== Problem ==
Start at the first line of the material. Repeat each line exactly through the one containing "lines not shown", then stop.

-------- Data to process

constexpr uint32_t R2_MONT = R2;

__device__ uint32_t mont_inv(uint32_t a) {
    uint32_t r = R1, b = a;
    uint32_t e = P - 2;
#pragma unroll 1
    for (int i = 0; i < 32; ++i) {
        if (e & 1) r = mont_mul(r, b);
        b = mont_mul(b, b);
        e >>= 1;
// ... 316 lines not shown
            f2[k] = B == 1 ? fw[k + 2] : fw[k + 4];
            inv2[k] = B == 1 ? iw[k + 2] : iw[k + 4];
            zz[k] = B == 1 ? a.zz[0] : a.zz[k & 1];
        }
    }
    uint32_t x = mont_mul(pow_lookup(a.htab, (uint32_t)i), a.w_mont);
    const uint32_t h = pow_lookup(a.htab, 1u);
    uint32_t r[4];
#pragma unroll
    for (int k = 0; k < 4; ++k) {
        r[k] = compose_eval<false>(a, f0[k], f1[k], f2[k], inv0[k], inv2[k], x, zz[k], a.first, a.last, a.alpha0_mont, a.alpha1g2_mont, 0u);
        if (k < 3) x = mont_mul(x, h);
    }
    reinterpret_cast<uint4*>(a.cp)[i >> 2] = make_uint4(r[0], r[1], r[2], r[3]);
}

hipError_t launch_compose(const ComposeArgs& a, hipStream_t s, Profiler* prof) {
    size_t N = (size_t)1 << a.logN;
    ScopedKernelTimer tm(prof, K_COMPOSE, 8.0 * (double)N, s);
    const bool aligned = ((reinterpret_cast<uintptr_t>(a.f) | reinterpret_cast<uintptr_t>(a.inv_xm1) | reinterpret_cast<uintptr_t>(a.cp)) & 15u) == 0;
    if (a.logN >= 4 && aligned) {
        uint32_t blocks = (uint32_t)((N / 4 + 255) / 256);
        hipLaunchKernelGGL(compose_kernel4, dim3(blocks), dim3(256), 0, s, a);
    } else {
        uint32_t blocks = (uint32_t)((N + 255) / 256);
        hipLaunchKernelGGL(compose_kernel, dim3(blocks), dim3(256), 0, s, a);
    }
    return hipGetLastError();
}

struct FoldRaw { uint32_t u, v, x_hi, x_lo; };
__device__ __forceinline__ FoldRaw fold_fetch(const FoldArgs& a, size_t i) {
    const size_t half = (size_t)1 << (a.log_m - 1);
    const uint32_t e = (uint32_t)(i << a.round);
    FoldRaw r;
    r.u = a.in[i]; r.v = a.in[i + half];
    r.x_hi = a.hinv.hi[e >> a.hinv.lo_bits]; r.x_lo = a.hinv.lo[e & ((1u << a.hinv.lo_bits) - 1u)];
    return r;
}
__device__ __forceinline__ uint32_t fold_finish(const FoldArgs& a, const FoldRaw& r) {
    uint32_t xinv = mont_mul(r.x_hi, r.x_lo);
    uint32_t s = mont_mul(add(r.u, r.v), a.inv2_mont);
    uint32_t d = mont_mul(mont_mul(sub(r.u, r.v), xinv), a.c_mont);
    return add(s, d);
}
__device__ __forceinline__ uint32_t fold_at(const FoldArgs& a, size_t i) { return fold_finish(a, fold_fetch(a, i)); }

__global__ __launch_bounds__(256) void fri_fold_kernel(FoldArgs a) {
    size_t i = (size_t)blockIdx.x * blockDim.x + threadIdx.x;
    if (i >= ((size_t)1 << (a.log_m - 1))) return;
    a.out[i] = fold_at(a, i);
}

__global__ __launch_bounds__(256) void fri_fold_kernel4(FoldArgs a) {
    const size_t half = (size_t)1 << (a.log_m - 1);
    const size_t i = ((size_t)blockIdx.x * blockDim.x + threadIdx.x) * 4;
    if (i >= half) return;
    const uint4 u = reinterpret_cast<const uint4*>(a.in)[i >> 2], v = reinterpret_cast<const uint4*>(a.in)[(i + half) >> 2];
    const uint32_t uu[4] = {u.x, u.y, u.z, u.w}, vv[4] = {v.x, v.y, v.z, v.w};
    uint32_t xinv = pow_lookup(a.hinv, (uint32_t)(i << a.round));
    const uint32_t step = pow_lookup(a.hinv, 1u << a.round);
    uint32_t r[4];
#pragma unroll
    for (int k = 0; k < 4; ++k) {
        const uint32_t sm = mont_mul(add(uu[k], vv[k]), a.inv2_mont);
        const uint32_t d = mont_mul(mont_mul(sub(uu[k], vv[k]), xinv), a.c_mont);
        r[k] = add(sm, d);
        if (k < 3) xinv = mont_mul(xinv, step);
    }
    reinterpret_cast<uint4*>(a.out)[i >> 2] = make_uint4(r[0], r[1], r[2], r[3]);
}

hipError_t launch_fri_fold(const FoldArgs& a, hipStream_t s, Profiler* prof) {
    size_t half = (size_t)1 << (a.log_m - 1);
    ScopedKernelTimer tm(prof, K_FOLD, 12.0 * (double)half, s);
    const bool aligned = ((reinterpret_cast<uintptr_t>(a.in) | reinterpret_cast<uintptr_t>(a.out)) & 15u) == 0;
    if (half >= 4 && aligned) {
        uint32_t blocks = (uint32_t)((half / 4 + 255) / 256);
        hipLaunchKernelGGL(fri_fold_kernel4, dim3(blocks), dim3(256), 0, s, a);
    } else {
        uint32_t blocks = (uint32_t)((half + 255) / 256);
        hipLaunchKernelGGL(fri_fold_kernel, dim3(blocks), dim3(256), 0, s, a);
    }
    return hipGetLastError();
}


__constant__ FieldHashConsts g_fh_consts;
__constant__ FieldHashConsts64 g_fh_consts64;

template <int HASH> struct Hasher;
template <> struct Hasher<0> {
    static __device__ __forceinline__ Digest leaf(uint32_t v) { return sha256_leaf(v); }
    static __device__ __forceinline__ Digest inner(const Digest& l, const Digest& r) { return sha256_inner(l, r); }
};
template <> struct Hasher<1> {
    static __device__ __forceinline__ Digest leaf(uint32_t v) { return fieldhash_leaf64(v, g_fh_consts64); }
    static __device__ __forceinline__ Digest inner(const Digest& l, const Digest& r) { return fieldhash_inner64(l, r, g_fh_consts64); }
};

struct PlainSrc {
    const uint32_t* vals;
    using Raw = uint32_t;
    __device__ __forceinline__ Raw fetch(size_t pos) const { return vals[pos]; }
    __device__ __forceinline__ uint32_t finish(const Raw& r, size_t) const { return r; }
    __device__ __forceinline__ uint32_t load(size_t pos) const { return vals[pos]; }
};
struct FoldSrc {
    FoldArgs a;
    using Raw = FoldRaw;
    __device__ __forceinline__ void prepare() { if (a.dyn) a.c_mont = *a.dyn; }
    __device__ __forceinline__ Raw fetch(size_t pos) const { return fold_fetch(a, pos); }
    __device__ __forceinline__ uint32_t finish(const Raw& r, size_t pos) const { uint32_t v = fold_finish(a, r); a.out[pos] = v; return v; }
    __device__ __forceinline__ uint32_t load(size_t pos) const { return finish(fetch(pos), pos); }
};
struct ComposeSrc {
    ComposeArgs a;
    using Raw = size_t;
    __device__ __forceinline__ Raw fetch(size_t pos) const { return pos; }
    __device__ __forceinline__ uint32_t finish(const Raw& r, size_t) const { return load(r); }
    __device__ __forceinline__ uint32_t load(size_t pos) const { uint32_t v = compose_at(a, pos); a.cp[pos] = v; return v; }
};

struct ComposeBlockSrc {
    ComposeBlockArgs b;
    using Raw = size_t;
    __device__ __forceinline__ uint32_t f_at(size_t t) const {
        const uint32_t gmask = (1u << b.lg) - 1u;
        if (t >> b.log_m) {
            const size_t v = t - ((size_t)1 << b.log_m);
            return b.halo[(v & gmask) * b.halo_stride + (v >> b.lg)];
        }
        const uint32_t log_cl = b.lg + b.log_cnt;
        const size_t piece = ((t >> log_cl) << b.lg) | (t & gmask);
        return b.a.f[(piece << b.log_cnt) | ((t & (((size_t)1 << log_cl) - 1)) >> b.lg)];
    }
    __device__ __forceinline__ Raw fetch(size_t pos) const { return pos; }
    __device__ __forceinline__ uint32_t finish(const Raw& r, size_t) const { return load(r); }
    __device__ __forceinline__ uint32_t load(size_t pos) const {
        const ComposeArgs& a = b.a;
        const size_t B = (size_t)1 << a.log_b;
        const uint32_t f0 = f_at(pos), f1 = f_at(pos + B), f2 = f_at(pos + 2 * B);
        const uint32_t x = mont_mul(pow_lookup(a.htab, b.e0 + (uint32_t)pos), a.w_mont);
        return compose_eval<false>(a, f0, f1, f2, a.inv_xm1[pos], a.inv_xm1[pos + 2 * B], x, a.zz[pos & (B - 1)], a.first, a.last, a.alpha0_mont,
                                   a.alpha1g2_mont, 0u);
    }
};

struct ComposeBatchSrc {
    ComposeArgs a;
    const BatchChal* chal;
    using Raw = size_t;
    __device__ __forceinline__ Raw fetch(size_t pos) const { return pos; }
    __device__ __forceinline__ uint32_t finish(const Raw& r, size_t) const { return load(r); }
    __device__ __forceinline__ uint32_t load(size_t pos) const {
        const size_t b = pos >> a.logN, i = pos & (((size_t)1 << a.logN) - 1);
        const BatchChal c = chal[b];
        uint32_t v = compose_core<true>(a, a.f + (b << a.logN), c.first, c.last, c.alpha0_mont, c.alpha1g2_mont, c.alpha2_mont, i);
        a.cp[pos] = v;
        return v;
    }
};
struct FoldBatchSrc {
    FoldArgs a;
    const BatchChal* chal;
    using Raw = size_t;
    __device__ __forceinline__ Raw fetch(size_t pos) const { return pos; }
    __device__ __forceinline__ uint32_t finish(const Raw& r, size_t) const { return load(r); }
    __device__ __forceinline__ uint32_t load(size_t pos) const {
        const uint32_t lh = a.log_m - 1;
        const size_t half = (size_t)1 << lh, b = pos >> lh, i = pos & (half - 1);
        const uint32_t* in = a.in + (b << a.log_m);
        uint32_t u = in[i], v = in[i + half];
        uint32_t xinv = pow_lookup(a.hinv, (uint32_t)(i << a.round));
        uint32_t s = mont_mul(add(u, v), a.inv2_mont);
        uint32_t d = mont_mul(mont_mul(sub(u, v), xinv), chal[b].c_mont);
        uint32_t r = add(s, d);
        a.out[pos] = r;
        return r;
    }
};

struct InterleaveSrc {
    const uint32_t* recv;
    uint32_t log_parts, log_cnt;
    using Raw = uint32_t;
    __device__ __forceinline__ uint32_t load(size_t pos) const {
        return recv[((pos & (((size_t)1 << log_parts) - 1)) << log_cnt) | (pos >> log_parts)];
    }
    __device__ __forceinline__ Raw fetch(size_t pos) const { return load(pos); }
    __device__ __forceinline__ uint32_t finish(const Raw& r, size_t) const { return r; }
};

template <class S> __device__ __forceinline__ auto src_prepare(S& s, int) -> decltype(s.prepare(), void()) { s.prepare(); }
template <class S> __device__ __forceinline__ void src_prepare(S&, long) {}

constexpr int kMerkleThreads = 256;
constexpr uint32_t kMerkleMaxK = 4;

__device__ __forceinline__ void store_digest(uint32_t* nodes, size_t node, const Digest& d) {
    uint4* q = reinterpret_cast<uint4*>(nodes + node * 8);
    q[0] = make_uint4(d.w[0], d.w[1], d.w[2], d.w[3]);
    q[1] = make_uint4(d.w[4], d.w[5], d.w[6], d.w[7]);
}
__device__ __forceinline__ Digest load_digest(const uint32_t* nodes, size_t node) {
    const uint4* q = reinterpret_cast<const uint4*>(nodes + node * 8);
    uint4 lo = q[0], hi = q[1];
    Digest d;
    d.w[0] = lo.x; d.w[1] = lo.y; d.w[2] = lo.z; d.w[3] = lo.w;
    d.w[4] = hi.x; d.w[5] = hi.y; d.w[6] = hi.z; d.w[7] = hi.w;
    return d;
}

__device__ __forceinline__ Digest lds_digest(const uint4* p) {
    uint4 lo = p[0], hi = p[1];
    Digest d;
    d.w[0] = lo.x; d.w[1] = lo.y; d.w[2] = lo.z; d.w[3] = lo.w;
    d.w[4] = hi.x; d.w[5] = hi.y; d.w[6] = hi.z; d.w[7] = hi.w;
    return d;
}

----------------

== Response below ==
constexpr uint32_t R2_MONT = R2;

__device__ uint32_t mont_inv(uint32_t a) {
    uint32_t r = R1, b = a;
    uint32_t e = P - 2;
#pragma unroll 1
    for (int i = 0; i < 32; ++i) {
        if (e & 1) r = mont_mul(r, b);
        b = mont_mul(b, b);
        e >>= 1;
// ... 316 lines not shown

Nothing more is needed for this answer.